Analysts across the globe said markets preferred Hillary Clinton over Trump as the latter was viewed as a challenge to the world order, a threat to the system that many investors had expected to continue in perpetuity.

However, within hours markets changed route as investors began to expect fiscal stimulus and pro-business and less regulatory policies from Trump. This led to a rally. But is the Trump-rally sustainable?

"It is easy to understand why investor optimism has surged following Trump's victory. The dawn of 'Trumponomics' promises a wave of infrastructure spending and tax cuts and the proposed fiscal splurge will accelerate the cycle," Geir Lode, head of global equities at Hermes Investment Management, wrote in a research note.


The West Front of the U.S. Capitol is prepared for inauguration day on January 19, 2017 in Washington, DC. Donald J. Trump will be sworn in tomorrow as the 45th president of the United States.
Getty Images
The West Front of the U.S. Capitol is prepared for inauguration day on January 19, 2017 in Washington, DC. Donald J. Trump will be sworn in tomorrow as the 45th president of the United States.

Lode explained that Trump has repeatedly shown his commitment to U.S. business interests, and if his proposed corporate tax restructuring proceeds as promised the implications are huge.

"The potential for a 'border tax' is already influencing decision making in the boardroom of major U.S. companies. "

In a series of tweet, Trump had earlier warned automakers to manufacture in the U.S. or pay a hefty 35 percent border tax. Following this, a number of auto companies announced their plans to move their manufacturing to the U.S.

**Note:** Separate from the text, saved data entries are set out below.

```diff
@@ -232,8 +266,9 @@
       }
     }
     float cl;
-    if constexpr (KFULL) cl = (g2 == 0 && i < cnt) ? cln : 0.f;
-    else cl = (g2 == 0 && i < cnt) ? a.vals[p1 + i] : 0.f;
+    if constexpr (!GREG) cl = nx[64 + lslot];
+    else if constexpr (KFULL) cl = (lgrp && lslot < cnt) ? cln : 0.f;
+    else cl = (lgrp && lslot < cnt) ? a.vals[p1 + lslot] : 0.f;
 
     if constexpr (!KFULL) load_warm_start();
 
@@ -272,9 +307,17 @@
           const f16x8 bl = *reinterpret_cast<const f16x8*>(sPl + nb + 32 * ks);
 #pragma unroll
           for (int t = 0; t < 2; t++) {
-            d0[t] = __builtin_amdgcn_mfma_f32_16x16x32_f16(gAh[t][ks], bh, d0[t], 0, 0, 0);
-            d1[t] = __builtin_amdgcn_mfma_f32_16x16x32_f16(gAh[t][ks], bl, d1[t], 0, 0, 0);
-            d1[t] = __builtin_amdgcn_mfma_f32_16x16x32_f16(gAl[t][ks], bh, d1[t], 0, 0, 0);
+            f16x8 ah, al;
+            if constexpr (GREG) {
+              ah = gAh[t][ks];
+              al = gAl[t][ks];
+            } else {
+              ah = *reinterpret_cast<const f16x8*>(sGf + ((t * 4 + ks) * 2 + 0) * 1024 + lane * 16);
+              al = *reinterpret_cast<const f16x8*>(sGf + ((t * 4 + ks) * 2 + 1) * 1024 + lane * 16);
+            }
+            d0[t] = __builtin_amdgcn_mfma_f32_16x16x32_f16(ah, bh, d0[t], 0, 0, 0);
+            d1[t] = __builtin_amdgcn_mfma_f32_16x16x32_f16(ah, bl, d1[t], 0, 0, 0);
+            d1[t] = __builtin_amdgcn_mfma_f32_16x16x32_f16(al, bh, d1[t], 0, 0, 0);
           }
         }
         if ((lane & 15) < 8) {
@@ -290,7 +333,7 @@
         float* trec = (mode == 0 ? tacc : tcur) + g2;
 #pragma unroll
         for (int q0 = 0; q0 < NQ; q0 += 4) {
-          if (q0 == 0 || blk2) {
+          if (blk_on(q0)) {
             float t[4];
             f32x2 s2[4];
 #pragma unroll
@@ -317,7 +360,7 @@
 #pragma unroll
             for (int u = 0; u < 4; u++) {
               const int q = q0 + u;
-              const float c = cv[q];
+              const float c = GREG ? cv[q] : nx[64 + 2 * q + g2];
               trec[2 * q] = t[u];
               const float w = mode == 0 ? c - (c - 1.f) * (GB ? t[u] + gbias : t[u]) : (c - 1.f) * t[u];
 #pragma unroll
@@ -327,9 +370,9 @@
         }
       } else {
         wave_sync();
-        const float t = tacc[i];
+        const float t = tacc[lslot];
         const float dd = ltgt - t;
-        lacc = p_pair_sum(p_row16_sum((g2 == 0 && i < cnt) ? cl * dd * dd : 0.f));
+        lacc = p_pair_sum(p_row16_sum((lgrp && lslot < cnt) ? cl * dd * dd : 0.f));
       }
       if (mode != 2) {
         __syncthreads();
@@ -368,7 +411,7 @@
     float dummy = 0.f;
     sweep(x, 0, r, dummy);
     if constexpr (KFULL)
-      request_indices(it + 1 < iters && ridx(it + 1) < n_rows, p1_c, p2_c - p1_c);
+      request_indices(it + 1 < iters && ridx(it + 1) < n_rows, p1_c, p2_c - p1_c, (it + 1) & 1);
 #pragma unroll
     for (int rr = 0; rr < RPN; rr++) p[rr] = r[rr];
     float rsold = dot16(r, r);
@@ -378,7 +421,7 @@
       const float pap = dot16(p, ap);
       const float alpha = conv ? 0.f : (float)((double)rsold / (double)pap);
       wave_sync();
-      if (g2 == 0) tacc[i] = fmaf(alpha, tcur[i], tacc[i]);
+      if (lgrp) tacc[lslot] = fmaf(alpha, tcur[lslot], tacc[lslot]);
       wave_sync();
 #pragma unroll
       for (int rr = 0; rr < RPN; rr++) {
@@ -427,6 +470,7 @@
 }
 
 bool cgp_supported(int k, bool implicit) { return implicit && k > 64 && k <= 128 && k % 4 == 0; }
+bool cgp_wide_supported(int k, bool implicit, bool gbias) { return implicit && k == 128 && !gbias; }
 
 int cgp_grid(int n_rows) {
   if (n_rows <= 0) return 0;
@@ -438,24 +482,29 @@
   return (int)((pairs + 4 * per_wave - 1) / (4 * per_wave));
 }
 
-hipError_t launch_als_cgp(const AlsArgs& a, const int32_t* rows, int n_rows, size_t loss_slot0, hipStream_t s,
+hipError_t launch_als_cgp(const AlsArgs& a, const int32_t* rows, int n_rows, bool wide, size_t loss_slot0, hipStream_t s,
                           hipEvent_t* ev_slot) {
   const int grid = cgp_grid(n_rows);
   if (grid <= 0) return hipSuccess;
   const long pairs = ((long)n_rows + 1) / 2;
   const int iters = (int)((pairs + (long)grid * 4 - 1) / ((long)grid * 4));
   const bool gb = a.gbias != 0.f;
+  const bool full = !gb && a.k == 128;
+  if (wide && !full) return hipErrorInvalidValue;
   auto k0 = als_cgp_kernel<false, false>;
   auto k0f = als_cgp_kernel<false, true>;
   auto k1 = als_cgp_kernel<true, false>;
-  const bool full = !gb && a.k == 128;
-  const void* fn = gb ? reinterpret_cast<const void*>(k1) : (full ? reinterpret_cast<const void*>(k0f) : reinterpret_cast<const void*>(k0));
-  hipError_t err = hipFuncSetAttribute(fn, hipFuncAttributeMaxDynamicSharedMemorySize, (int)PairSmem::bytes);
+  auto kw = als_cgp_kernel<false, true, 16>;
+  const void* fn = wide ? reinterpret_cast<const void*>(kw)
+                        : gb ? reinterpret_cast<const void*>(k1) : (full ? reinterpret_cast<const void*>(k0f) : reinterpret_cast<const void*>(k0));
+  const size_t lds = wide ? PairSmem<16>::bytes : PairSmem<8>::bytes;
+  hipError_t err = hipFuncSetAttribute(fn, hipFuncAttributeMaxDynamicSharedMemorySize, (int)lds);
   if (err != hipSuccess) return err;
-  (void)ev_slot;
-  if (gb) hipLaunchKernelGGL(k1, dim3(grid), dim3(256), PairSmem::bytes, s, a, rows, n_rows, iters, loss_slot0);
-  else if (full) hipLaunchKernelGGL(k0f, dim3(grid), dim3(256), PairSmem::bytes, s, a, rows, n_rows, iters, loss_slot0);
-  else hipLaunchKernelGGL(k0, dim3(grid), dim3(256), PairSmem::bytes, s, a, rows, n_rows, iters, loss_slot0);
+  prof_note(ev_slot, fn);
+  if (wide) hipLaunchKernelGGL(kw, dim3(grid), dim3(256), lds, s, a, rows, n_rows, iters, loss_slot0);
+  else if (gb) hipLaunchKernelGGL(k1, dim3(grid), dim3(256), lds, s, a, rows, n_rows, iters, loss_slot0);
+  else if (full) hipLaunchKernelGGL(k0f, dim3(grid), dim3(256), lds, s, a, rows, n_rows, iters, loss_slot0);
+  else hipLaunchKernelGGL(k0, dim3(grid), dim3(256), lds, s, a, rows, n_rows, iters, loss_slot0);
   return hipGetLastError();
 }
 
diff --git a/rsparse_amd/csrc/wrmf_cgq.hip b/rsparse_amd/csrc/wrmf_cgq.hip
--- a/rsparse_amd/csrc/wrmf_cgq.hip
+++ b/rsparse_amd/csrc/wrmf_cgq.hip
@@ -94,14 +94,6 @@
   v = fmaxf(v, dpp<0x140>(v));
   return v;
 }
-
-__device__ __forceinline__ unsigned lds_addr(const void* p) {
-  return (unsigned)(reinterpret_cast<uintptr_t>(p));
-}
-__device__ __forceinline__ void dma4(const void* g, unsigned lds_base) {
-  asm volatile("s_mov_b32 m0, %1\n\ts_nop 0\n\tglobal_load_lds_dword %0, off" : : "v"(g), "s"(lds_base) : "memory", "m0");
-}
-__device__ __forceinline__ void wait_vm0() { asm volatile("s_waitcnt vmcnt(0)" ::: "memory"); }
 
 template <int KP, int CAPQ, int WAVES, int WPR, int STREAM, bool IMPLICIT, int DMF = 0>
 struct QSmem {
@@ -969,7 +961,7 @@
   if constexpr (kDmfGeometry && !DMF) {
     return launch_bucket<KP, WAVES, CAPQ, WPR, STREAM, IMPLICIT, GB, CAPQ == 8 ? 1 : 2>(a, rows, n_rows, grid, slot0, s, ev_slot);
   } else {
-    if constexpr (!KFULL && STREAM == 0) {
+    if constexpr (!KFULL && STREAM == 0 && !(DMF == 1 && !GB)) {
       if (a.k == KP)
         return launch_bucket<KP, WAVES, CAPQ, WPR, STREAM, IMPLICIT, GB, DMF, true>(a, rows, n_rows, grid, slot0, s, ev_slot);
     }
@@ -1024,7 +1016,8 @@
   }
   if (b == kNB - 1 && rows > 0 && cgp_supported(k, implicit)) {
     const int split = std::min(std::max(q.pair_first, q.off[b]), q.off[b + 1]);
-    return (size_t)cgq_bucket_grid(split - q.off[b], b, cfg) * d.waves + (size_t)cgp_grid(q.off[b + 1] - split) * 4;
+    const size_t main = q.pair_wide ? (size_t)cgp_grid(split - q.off[b]) * 4 : (size_t)cgq_bucket_grid(split - q.off[b], b, cfg) * d.waves;
+    return main + (size_t)cgp_grid(q.off[b + 1] - split) * 4;
   }
   return (size_t)cgq_bucket_grid(rows, b, cfg) * d.waves;
 }
@@ -1098,13 +1091,22 @@
             return err;                                                                                     \
         } else if (B == kNB - 1 && cgp_supported(a.k, IMPLICIT)) {                    \
            \
+                                                 \
           const int first = q.off[B], split = std::min(std::max(q.pair_first, first), q.off[B + 1]);         \
           const int n_main = split - first, n_pair = q.off[B + 1] - split;                                   \
-          const int g_main = cgq_bucket_grid(n_main, B, CFG);                                                \
-          if ((err = launch_bucket<KP, D.waves, D.capq, D.wpr, D.stream, IMPLICIT, GB>(a, q.order + first, n_main, g_main, slot, \
-                                                                                  bs, ev ? ev + B : nullptr)) != hipSuccess) \
-            return err;                                                                                     \
-          if ((err = launch_als_cgp(a, q.order + split, n_pair, slot + (size_t)g_main * D.waves, bs,          \
+          size_t main_slots;                                                                                \
+          if (q.pair_wide) {                                                                                \
+            if ((err = launch_als_cgp(a, q.order + first, n_main, true, slot, bs, ev ? ev + B : nullptr)) != hipSuccess) \
+              return err;                                                                                   \
+            main_slots = (size_t)cgp_grid(n_main) * 4;                                                      \
+          } else {                                                                                          \
+            const int g_main = cgq_bucket_grid(n_main, B, CFG);                                             \
+            if ((err = launch_bucket<KP, D.waves, D.capq, D.wpr, D.stream, IMPLICIT, GB>(a, q.order + first, n_main, g_main, slot, \
+                                                                                    bs, ev ? ev + B : nullptr)) != hipSuccess) \
+              return err;                                                                                   \
+            main_slots = (size_t)g_main * D.waves;                                                          \
+          }                                                                                                 \
+          if ((err = launch_als_cgp(a, q.order + split, n_pair, false, slot + main_slots, bs,               \
                                     n_main > 0 ? nullptr : (ev ? ev + B : nullptr))) != hipSuccess)           \
             return err;                                                                                     \
         } else if ((err = launch_bucket<KP, D.waves, D.capq, D.wpr, D.stream, IMPLICIT, GB>(a, q.order + q.off[B], n, grid, slot, \
diff --git a/rsparse_amd/csrc/wrmf_device.h b/rsparse_amd/csrc/wrmf_device.h
--- a/rsparse_amd/csrc/wrmf_device.h
+++ b/rsparse_amd/csrc/wrmf_device.h
@@ -14,6 +14,14 @@
   return __int_as_float(__builtin_amdgcn_readlane(__float_as_int(v), l));
 }
 __device__ __forceinline__ int rfl(int v) { return __builtin_amdgcn_readfirstlane(v); }
+
+__device__ __forceinline__ unsigned lds_addr(const void* p) {
+  return (unsigned)(reinterpret_cast<uintptr_t>(p));
+}
+__device__ __forceinline__ void dma4(const void* g, unsigned lds_base) {
+  asm volatile("s_mov_b32 m0, %1\n\ts_nop 0\n\tglobal_load_lds_dword %0, off" : : "v"(g), "s"(lds_base) : "memory", "m0");
+}
+__device__ __forceinline__ void wait_vm0() { asm volatile("s_waitcnt vmcnt(0)" ::: "memory"); }
 
 template <int CTRL>
 __device__ __forceinline__ float dpp(float v) {
diff --git a/rsparse_amd/csrc/wrmf_internal.h b/rsparse_amd/csrc/wrmf_internal.h
--- a/rsparse_amd/csrc/wrmf_internal.h
+++ b/rsparse_amd/csrc/wrmf_internal.h
@@ -117,6 +117,7 @@
   int off[7];
   int pair_first;
   int team4_first;
+  bool pair_wide;
   int cfg;
   const int32_t* ne_rows;
   const int32_t* ne_ptr;
@@ -141,8 +142,9 @@
 int cgq_bucket_of(int len, int cfg);
 size_t cgq_loss_slots(const QSchedule& q, int k, bool implicit);
 bool cgp_supported(int k, bool implicit);
+bool cgp_wide_supported(int k, bool implicit, bool gbias);
 int cgp_grid(int n_rows);
-hipError_t launch_als_cgp(const AlsArgs& a, const int32_t* rows, int n_rows, size_t loss_slot0, hipStream_t s,
+hipError_t launch_als_cgp(const AlsArgs& a, const int32_t* rows, int n_rows, bool wide, size_t loss_slot0, hipStream_t s,
                           hipEvent_t* ev_slot);
 bool ne_supported(int k);
 constexpr int kNeMinLen = 512;
diff --git a/rsparse_amd/csrc/wrmf_ne.hip b/rsparse_amd/csrc/wrmf_ne.hip
--- a/rsparse_amd/csrc/wrmf_ne.hip
+++ b/rsparse_amd/csrc/wrmf_ne.hip
@@ -148,15 +148,8 @@
   __host__ __device__ static constexpr int tile(int R, int C) { return R * (R + 1) / 2 + C; }
 };
 
-__device__ __forceinline__ unsigned lds_addr(const void* p) {
-  return (unsigned)(reinterpret_cast<uintptr_t>(p));
-}
-
 __device__ __forceinline__ void dma16(const void* g, unsigned lds_base) {
   asm volatile("s_mov_b32 m0, %1\n\ts_nop 0\n\tglobal_load_lds_dwordx4 %0, off" : : "v"(g), "s"(lds_base) : "memory", "m0");
-}
-__device__ __forceinline__ void dma4(const void* g, unsigned lds_base) {
-  asm volatile("s_mov_b32 m0, %1\n\ts_nop 0\n\tglobal_load_lds_dword %0, off" : : "v"(g), "s"(lds_base) : "memory", "m0");
 }
 template <int N>
 __device__ __forceinline__ void wait_vm() {
```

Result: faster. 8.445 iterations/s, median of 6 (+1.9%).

"We believe companies in the U.S. will enjoy favorable conditions in the short-term, but we remain concerned that at any moment a stray tweet may cause markets to plummet or diplomatic relations to sour," Hermes' Lode said.

Meanwhile, not everyone thinks that this rally will last. Billionaire investor George Soros called Trump a would-be dictator and said Trump will fail

"I personally am convinced that he is going to fail," Soros told Bloomberg during an interview at the World Economic Forum in Davos, Switzerland. Failure will come "not because of people like me who would like him to fail, but because his ideas that guide him are inherently self-contradictory and the contradictions are already embodied by his advisors."

Soros also warned that markets will reverse once Trump takes office.